Il massiccio dispiegamento di uomini e mezzi ha interessato diversi obiettivi sensibili, focalizzandosi in particolare su alcune abitazioni e luoghi frequentati da soggetti già noti agli uffici giudiziari. I militari e gli agenti hanno setacciato palmo a palmo gli edifici alla ricerca di armi, munizioni e dispositivi informatici che possano contenere tracce utili a ricostruire la rete di contatti e i reali motivi alla base del raid. Il blitz è stato condotto con estrema rapidità per evitare qualsiasi fuga di notizie o il possibile occultamento di materiale scottante.

L’azione fulminea degli inquirenti punta a fare totale chiarezza sulla terribile notte dello scorso sabato 6 giugno, quando il cuore della movida cittadina si è improvvisamente trasformato in uno scenario da far west. In quell'occasione, una violenta lite scoppiata tra la folla della piazza è degenerata nel giro di pochi istanti nell'esplosione di colpi d'arma da fuoco, seminando il panico tra le decine di giovani presenti prima che gli autori si dileguassero a folle velocità a bordo di auto in corsa.

I riscontri effettuati subito dopo l'agguato avevano già evidenziato la pericolosità dell'azione, caratterizzata dall'uso di armi in pieno centro e da un successivo inseguimento nelle vie limitrofe. Grazie anche all'acquisizione delle immagini registrate dai sistemi di videosorveglianza pubblici e privati, gli investigatori sono riusciti a isolare alcuni elementi chiave e a identificare i presunti responsabili. Le perquisizioni di ieri sera rappresentano quindi lo sviluppo naturale di un'attività d'indagine incessante che mira a blindare le responsabilità penali dei singoli soggetti coinvolti.

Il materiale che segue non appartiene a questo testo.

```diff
diff --git a/tf-keras-deeplabv3p-model-set_amd/ops.py b/tf-keras-deeplabv3p-model-set_amd/ops.py
--- a/tf-keras-deeplabv3p-model-set_amd/ops.py
+++ b/tf-keras-deeplabv3p-model-set_amd/ops.py
@@ -238,6 +238,33 @@
                                      ctypes.byref(rows), M, K, Nn, _stream())
     lib().reduce_rows(_p(ws), rows.value, K * Nn, _p(gw), 0, _stream())
     return gw, dz
+
+
+def pwconv_bwd_narrow(x, g, w, n=None, in_scale=None, in_shift=None, in_act=ACT_NONE, z_own=None, bn=None, own_act=ACT_NONE,
+                      front_mean=None, front_invstd=None, partials=None, with_bias=False, out=None, accumulate=False):
+    K, ldw = w.shape[-2], w.shape[-1]
+    Nn = ldw if n is None else n
+    M = _rows(x)
+    need = lib().pwconv_bwd_narrow_workspace(M, K, Nn, ldw)
+    ws = torch.empty(max(need, 16) // 4, dtype=torch.float32, device=x.device)
+    gx = out if out is not None else torch.empty(tuple(x.shape[:-1]) + (K,), dtype=torch.float32, device=x.device)
+    xp, ldx = _pl(x)
+    gp, ldg = _pl(g)
+    zp, ldz = _pl(z_own)
+    op, ldo = _pl(gx)
+    b = bn if z_own is not None else None
+    rows, frows = ctypes.c_int(0), ctypes.c_int(0)
+    lib().pwconv_bwd_narrow(xp, ldx, _p(in_scale), _p(in_shift), in_act, gp, ldg, zp, ldz, _p(b and b.scale), _p(b and b.shift),
+                            own_act, _p(b and b.mean), _p(b and b.invstd), _p(b and b.coef), _p(w), ldw, op, ldo, int(accumulate),
+                            _p(front_mean), _p(front_invstd), _p(partials), ctypes.byref(frows), int(with_bias), _p(ws),
+                            ws.numel() * 4, ctypes.byref(rows), M, K, Nn, _stream())
+    gw = torch.empty((K, ldw), dtype=torch.float32, device=x.device)
+    lib().reduce_rows(_p(ws), rows.value, K * ldw, _p(gw), 0, _stream())
+    gb = None
+    if with_bias:
+        gb = torch.empty((ldw,), dtype=torch.float32, device=x.device)
+        lib().reduce_rows(_p(ws) + 4 * rows.value * K * ldw, rows.value, ldw, _p(gb), 0, _stream())
+    return gw, gb, gx, frows.value
 
 
 def conv2d_fwd(x, w, stride=1, rate=1, padding='same', in_scale=None, in_shift=None, in_act=ACT_NONE, out=None,
```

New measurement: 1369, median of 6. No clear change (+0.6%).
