## Fuse split-K reduction into GEMM via last-arriving workgroup per tile

```diff
diff --git a/sparch_amd/csrc/gemm_spike.hip b/sparch_amd/csrc/gemm_spike.hip
--- a/sparch_amd/csrc/gemm_spike.hip
+++ b/sparch_amd/csrc/gemm_spike.hip
@@ -1,5 +1,8 @@
 #include <cstdlib>
+#include <map>
+#include <mutex>
 #include <type_traits>
+#include <utility>
 #include "common.h"
 
 namespace {
@@ -62,6 +65,9 @@
     const unsigned short* Bp; size_t bp_stride;
     const unsigned short* Ap; size_t ap_stride;
     int n_splits;
+    float* Cf; int ldcf, n_out, zero_diag, accumulate;
+    int fin_vec;
+    unsigned* tile_cnt;
 };
 
 __device__ __forceinline__ unsigned short bf16_bits(float x) {
@@ -244,6 +250,67 @@
 
 __device__ __forceinline__ f32x16 mfma_bf16(u32x4 a, u32x4 b, f32x16 c) {
     return __builtin_amdgcn_mfma_f32_32x32x16_bf16(__builtin_bit_cast(bf16x8, a), __builtin_bit_cast(bf16x8, b), c, 0, 0, 0);
+}
+
+template <typename V, int NT>
+__device__ __forceinline__ void sum_slabs(const SArgs& g, int m0, int n0, int bm, int bn, int tid) {
+    constexpr int VW = sizeof(V) / sizeof(float);
+    const int rows = min(bm, g.M - m0), cols = min(bn, g.n_out - n0) / VW;
+    const int total = rows * cols;
+    const size_t stride = g.c_split_stride;
+#pragma unroll 1
+    for (int e0 = tid; e0 < total; e0 += 4 * NT) {
+        const float* p[4];
+        V s[4];
+#pragma unroll
+        for (int k = 0; k < 4; ++k) {
+            const int e = min(e0 + k * NT, total - 1);
+            const int r = e / cols, c = (e - r * cols) * VW;
+            p[k] = g.C + (size_t)(m0 + r) * g.ldc + n0 + c;
+            s[k] = V{};
+        }
+        int z = 0;
+#pragma unroll 1
+        for (; z + 4 <= g.n_splits; z += 4) {
+            V t[4][4];
+#pragma unroll
+            for (int u = 0; u < 4; ++u)
+#pragma unroll
+                for (int k = 0; k < 4; ++k) t[u][k] = *reinterpret_cast<const V*>(p[k] + u * stride);
+#pragma unroll
+            for (int u = 0; u < 4; ++u)
+#pragma unroll
+                for (int k = 0; k < 4; ++k) s[k] += t[u][k];
+#pragma unroll
+            for (int k = 0; k < 4; ++k) p[k] += 4 * stride;
+        }
+#pragma unroll 1
+        for (; z < g.n_splits; ++z) {
+            V t[4];
+#pragma unroll
+            for (int k = 0; k < 4; ++k) t[k] = *reinterpret_cast<const V*>(p[k]);
+#pragma unroll
+            for (int k = 0; k < 4; ++k) { s[k] += t[k]; p[k] += stride; }
+        }
+#pragma unroll
+        for (int k = 0; k < 4; ++k) {
+            const int e = e0 + k * NT;
+            if (e < total) {
+                const int r = e / cols, c = (e - r * cols) * VW;
+                const int row = m0 + r, col = n0 + c;
+                V v = s[k];
+                if (g.zero_diag) {
+                    if constexpr (VW == 1) { if (row == col) v = 0.f; }
+                    else {
+#pragma unroll
+                        for (int q = 0; q < VW; ++q) if (row == col + q) v[q] = 0.f;
+                    }
+                }
+                V* c_out = reinterpret_cast<V*>(g.Cf + (size_t)row * g.ldcf + col);
+                if (g.accumulate) *c_out = *c_out + v; else *c_out = v;
+            }
+        }
+    }
 }
 
 template <int MODE, bool FAST, bool BIG = false> struct Shape {
@@ -577,6 +644,33 @@
             }
         }
     }
+    if constexpr (EPI == EPI_NONE) {
+        if (g.Cf != nullptr) {
+            unsigned* const last_flag = reinterpret_cast<unsigned*>(lds);
+            asm volatile("s_waitcnt vmcnt(0)" ::: "memory");
+            __syncthreads();
+            if (tid == 0) {
+                bool last = true;
+                if (g.n_splits > 1) {
+                    __builtin_amdgcn_fence(__ATOMIC_RELEASE, "agent");
+                    asm volatile("s_waitcnt vmcnt(0)" ::: "memory");
+                    const unsigned old = __hip_atomic_fetch_add(g.tile_cnt + tile, 1u, __ATOMIC_RELAXED, __HIP_MEMORY_SCOPE_AGENT);
+                    last = old == (unsigned)(g.n_splits - 1);
+                    if (last) {
+                        __hip_atomic_store(g.tile_cnt + tile, 0u, __ATOMIC_RELAXED, __HIP_MEMORY_SCOPE_AGENT);
+                        __builtin_amdgcn_fence(__ATOMIC_ACQUIRE, "agent");
+                        asm volatile("s_waitcnt vmcnt(0)" ::: "memory");
+                    }
+                }
+                *last_flag = last ? 1u : 0u;
+            }
+            __syncthreads();
+            if (*last_flag != 0u) {
+                if (g.fin_vec) sum_slabs<f32x4, NT>(g, tile_m * BM, tile_n * BN, BM, BN, tid);
+                else sum_slabs<float, NT>(g, tile_m * BM, tile_n * BN, BM, BN, tid);
+            }
+        }
+    }
     __syncthreads();
     } while (WALKS && (lin += wgs_here) < lin_end);
 }
@@ -620,6 +714,63 @@
     int s = target_wgs(1) / tiles;
     if (s > kt / 8) s = kt / 8;
     return s < 1 ? 1 : s;
+}
+
+bool fused_reduce_enabled() {
+    static const bool on = [] { const char* e = getenv("SPARCH_GEMM_FUSED_REDUCE"); return !e || atoi(e) != 0; }();
+    return on;
+}
+constexpr size_t FUSED_MAX_TILE_BYTES = (size_t)1 << 20;
+constexpr int MAX_TILE = 256, MIN_TILE = 128;
+constexpr int CNT_PER_BLOCK = 1024, CNT_BLOCKS = 512;
+struct CounterPool {
+    unsigned* base = nullptr;
+    std::map<std::pair<hipStream_t, unsigned long long>, int> block_of;
+};
+unsigned* tile_counters(hipStream_t st) {
+    static std::mutex mu;
+    static std::map<int, CounterPool> pools;
+    hipStreamCaptureStatus cap = hipStreamCaptureStatusNone;
+    unsigned long long cap_id = 0;
+    int dev = 0;
+    if (hipStreamGetCaptureInfo(st, &cap, &cap_id) != hipSuccess || hipGetDevice(&dev) != hipSuccess) {
+        (void)hipGetLastError();
+        return nullptr;
+    }
+    const bool capturing = cap != hipStreamCaptureStatusNone;
+    std::lock_guard<std::mutex> lock(mu);
+    CounterPool& pool = pools[dev];
+    if (pool.base == nullptr) {
+        if (capturing) return nullptr;
+        const size_t bytes = (size_t)CNT_BLOCKS * CNT_PER_BLOCK * sizeof(unsigned);
+        unsigned* p = nullptr;
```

Mentre la magistratura coordina i prossimi passi per definire il quadro probatorio, la cittadinanza e le istituzioni locali chiedono a gran voce un controllo del territorio ancora più stringente. I controlli ad alto impatto proseguiranno senza sosta anche nei prossimi giorni per restituire la dovuta serenità all'intero comprensorio.

Fact Check

Prima della pubblicazione, la redazione ha verificato e consultato le fonti elencate di seguito per garantire l'accuratezza delle informazioni riportate.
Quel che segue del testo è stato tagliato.